The endowment of the new chair has been raised by a committee of prominent Connecticut citizens, several of whom are not Harvard graduates. A number of liberal contributors are Yale men. Various patriotic societies, including the D. A. R. and the Sons of the Revolution, assisted in the work of raising the funds needed for this memorial to the great Connecticut patriot of Revolutionary times.
Long Prominent Here
Professor Munro has been a member of the faculty since 1904. During the past 13 years he has been Professor of Municipal Government, and since 1920 has served as Chairman of the Division of History, Government and Economics. He is the author of various books on history and government which are used as texts in universities and colleges throughout the country, and was chairman of the committee appointed by Governor McCall to prepare information and data for the Massachusetts Constitutional Convention of 1917-1918.

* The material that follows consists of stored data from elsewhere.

# WeltXing/PyDyNet

Hardware: AMD Instinct MI355X
Metric: training-step samples/sec (6L Llama3, seq=256) (higher is better)
Workload: dtype f32

## Files before the change

pydynet_amd/csrc/common.h:

```cpp
#pragma once
#include <hip/hip_runtime.h>
#include <stdint.h>
#include <stdio.h>
#include <string.h>

#define PDN_MAX_DIMS 8

enum {
  PDN_OK = 0,
  PDN_EINVAL = -1,
  PDN_EUNSUPPORTED = -2,
  PDN_EWORKSPACE = -3,
};

void pdn_set_error(const char* fmt, ...);

enum {
  PDN_CNT_ROWRES_CHUNK = 0,
  PDN_CNT_ROWTILE_PLAIN = 1,
  PDN_CNT_ROWTILE_SWIGLU_FWD = 2,
  PDN_CNT_ROWTILE_SWIGLU_BWD = 3,
  PDN_CNT_ROWTILE_ROPE = 4,
  PDN_CNT_ROWTILE_ROWMAX = 5,
  PDN_CNT_ROWRES_CHUNK_EPI = 6,
  PDN_CNT_ATT_P_FWD = 7,
  PDN_CNT_ATT_P_BWD = 8,
  PDN_CNT_ATT_RES_FWD = 9,
  PDN_CNT_ATT_RES_BWD = 10,
  PDN_CNT_ATT_STREAM = 11,
  PDN_CNT_CE_DX_DEFERRED = 12,
  PDN_CNT_CE_DW = 13,
  PDN_CNT_OUTRES = 14,
  PDN_CNT_OUTRES_TN = 15,
  PDN_CNT_LINEAR_RELU_FWD = 16,
  PDN_CNT_LINEAR_DX_MASKED = 17,
  PDN_CNT_CE_SMALL = 18,
  PDN_CNT_TILED_SWIGLU_FWD = 19,
  PDN_CNT_TILED_SWIGLU_BWD = 20,
  PDN_CNT_CONV_QUAD_FWD = 21,
  PDN_CNT_CONV_QUAD_DGRAD = 22,
  PDN_CNT_CONV_QUAD_WGRAD = 23,
  PDN_CNT_PATCH_EMBED_FWD = 24,
  PDN_CNT_PATCH_EMBED_BWD = 25,
  PDN_CNT_L2NORM_FWD = 26,
  PDN_CNT_L2NORM_BWD = 27,
  PDN_CNT_SAMPLE = 28,
  PDN_CNT_DECODE_ROWS = 29,
  PDN_CNT_DECODE_SLOTS = 30,
  PDN_CNT_DECODE_WIDE = 31,
  PDN_CNT_BEAM = 32,
  PDN_CNT_EXTEND = 33,
  PDN_CNT_SPECULATE = 34,
  PDN_CNT_PENALTY = 35,
  PDN_CNT_LOGPROBS = 36,
  PDN_CNT_LMHEAD_SPLIT = 37,
  PDN_CNT_PREFIX = 38,
  PDN_CNT_CE_DX_SPLIT = 39,
  PDN_CNT_CE_DW_SPLIT = 40,
  PDN_CNT_ROWTILE_SPLIT = 41,
  PDN_CNT_OUTRES_TN_SPLIT = 42,
  PDN_CNT_ATT_SEG = 43,
  PDN_CNT_ROW_LOSS = 44,
  PDN_CNT_SMOOTH_LOSS = 45,
  PDN_CNT_SLOTS = 46
};
void pdn_count(int slot);

#define PDN_CHECK_ARG(cond, ...)          \
  do {                                    \
    if (!(cond)) {                        \
      pdn_set_error(__VA_ARGS__);         \
      return PDN_EINVAL;                  \
    }                                     \
  } while (0)

#define PDN_LAUNCH_CHECK()                                            \
  do {                                                                \
    hipError_t _e = hipGetLastError();                                \
    if (_e != hipSuccess) {                                           \
      pdn_set_error("%s:%d launch failed: %s", __FILE__, __LINE__,    \
                    hipGetErrorString(_e));                           \
      return (int)_e;                                                 \
    }                                                                 \
  } while (0)

#define PDN_HIP(call)                                                 \
  do {                                                                \
    hipError_t _e = (call);                                           \
    if (_e != hipSuccess) {                                           \
      pdn_set_error("%s:%d %s: %s", __FILE__, __LINE__, #call,        \
                    hipGetErrorString(_e));                           \
      return (int)_e;                                                 \
    }                                                                 \
  } while (0)

static inline int64_t cdiv64(int64_t a, int64_t b) { return (a + b - 1) / b; }

struct PdnView {
  int ndim;
  int64_t shape[PDN_MAX_DIMS];
  int64_t stride[PDN_MAX_DIMS];
};

__device__ __forceinline__ float wave_sum(float v) {
#pragma unroll
  for (int o = 32; o > 0; o >>= 1) v += __shfl_xor(v, o, 64);
  return v;
}
__device__ __forceinline__ float wave_max(float v) {
#pragma unroll
  for (int o = 32; o > 0; o >>= 1) v = fmaxf(v, __shfl_xor(v, o, 64));
  return v;
}
__device__ __forceinline__ double wave_sum(double v) {
#pragma unroll
  for (int o = 32; o > 0; o >>= 1) v += __shfl_xor(v, o, 64);
  return v;
}

template <typename T>
__device__ __forceinline__ T block_sum(T v, T* smem) {
  v = wave_sum(v);
  const int lane = threadIdx.x & 63, wid = threadIdx.x >> 6, nw = (blockDim.x + 63) >> 6;
  if (nw == 1) return v;
  __syncthreads();
  if (lane == 0) smem[wid] = v;
  __syncthreads();
  T r = (T)0;
  for (int i = 0; i < nw; ++i) r += smem[i];
  return r;
}
__device__ __forceinline__ void lds_barrier() {
  asm volatile("s_waitcnt lgkmcnt(0)" ::: "memory");
  __builtin_amdgcn_s_barrier();
  asm volatile("" ::: "memory");
}
__device__ __forceinline__ float block_sum_lds(float v, float* smem) {
  v = wave_sum(v);
  const int lane = threadIdx.x & 63, wid = threadIdx.x >> 6, nw = (blockDim.x + 63) >> 6;
  if (nw == 1) return v;
  lds_barrier();
  if (lane == 0) smem[wid] = v;
  lds_barrier();
  float r = 0.f;
  for (int i = 0; i < nw; ++i) r += smem[i];
  return r;
}
__device__ __forceinline__ float block_max_lds(float v, float* smem) {
  v = wave_max(v);
  const int lane = threadIdx.x & 63, wid = threadIdx.x >> 6, nw = (blockDim.x + 63) >> 6;
  if (nw == 1) return v;
  lds_barrier();
  if (lane == 0) smem[wid] = v;
  lds_barrier();
  float r = smem[0];
  for (int i = 1; i < nw; ++i) r = fmaxf(r, smem[i]);
  return r;
}
__device__ __forceinline__ float block_max(float v, float* smem) {
  v = wave_max(v);
  const int lane = threadIdx.x & 63, wid = threadIdx.x >> 6, nw = (blockDim.x + 63) >> 6;
  if (nw == 1) return v;
  __syncthreads();
  if (lane == 0) smem[wid] = v;
  __syncthreads();
  float r = smem[0];
  for (int i = 1; i < nw; ++i) r = fmaxf(r, smem[i]);
  return r;
}
```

Professor Munro is a Fellow of the American Academy of Arts and Sciences, a member of the Massachusetts Historical Society, vice-president of the National Municipal League, a trustee of the Cambridge Savings Bank, a director of the Cambridge Trust Company, and a director of the Cambridge Chamber of Commerce.
An Exchange of Courtesies
The Massachusetts Historical Society, of which Professor Munro is a member was indirectly responsible for the founding of the new professorship. Four years ago the Society generously offered to give the State of Connecticut a large collection of Trumbull papers which had been in its archives for more than 125 years. This act, inspired by a group of Harvard men in Massachusetts, prompted Connecticut citizens to reciprocate in the same spirit of goodwill, and the Jonathan Trumbull Professorship at the University, is the result.
Jonathan Trumbull graduated from Harvard in 1727, and rose to the governorship of Connecticut in 1769. He held this post for 14 years, throughout the Revolutionary period. Washington leaned heavily on Trumbull for both assistance and advice in the long series of emergencies and during these critical years Trumbull never failed to respond when calls were made for men or money.
Two of Jonathan Trumbull's sons came to Harvard, graduating in 1756 and 1758 respectively. One of them ranked second in his class and the other attained "the giddy height of first." In those days, however, Harvard undergraduates were not ranked according to scholarship, but in accordance with the prominence of their families.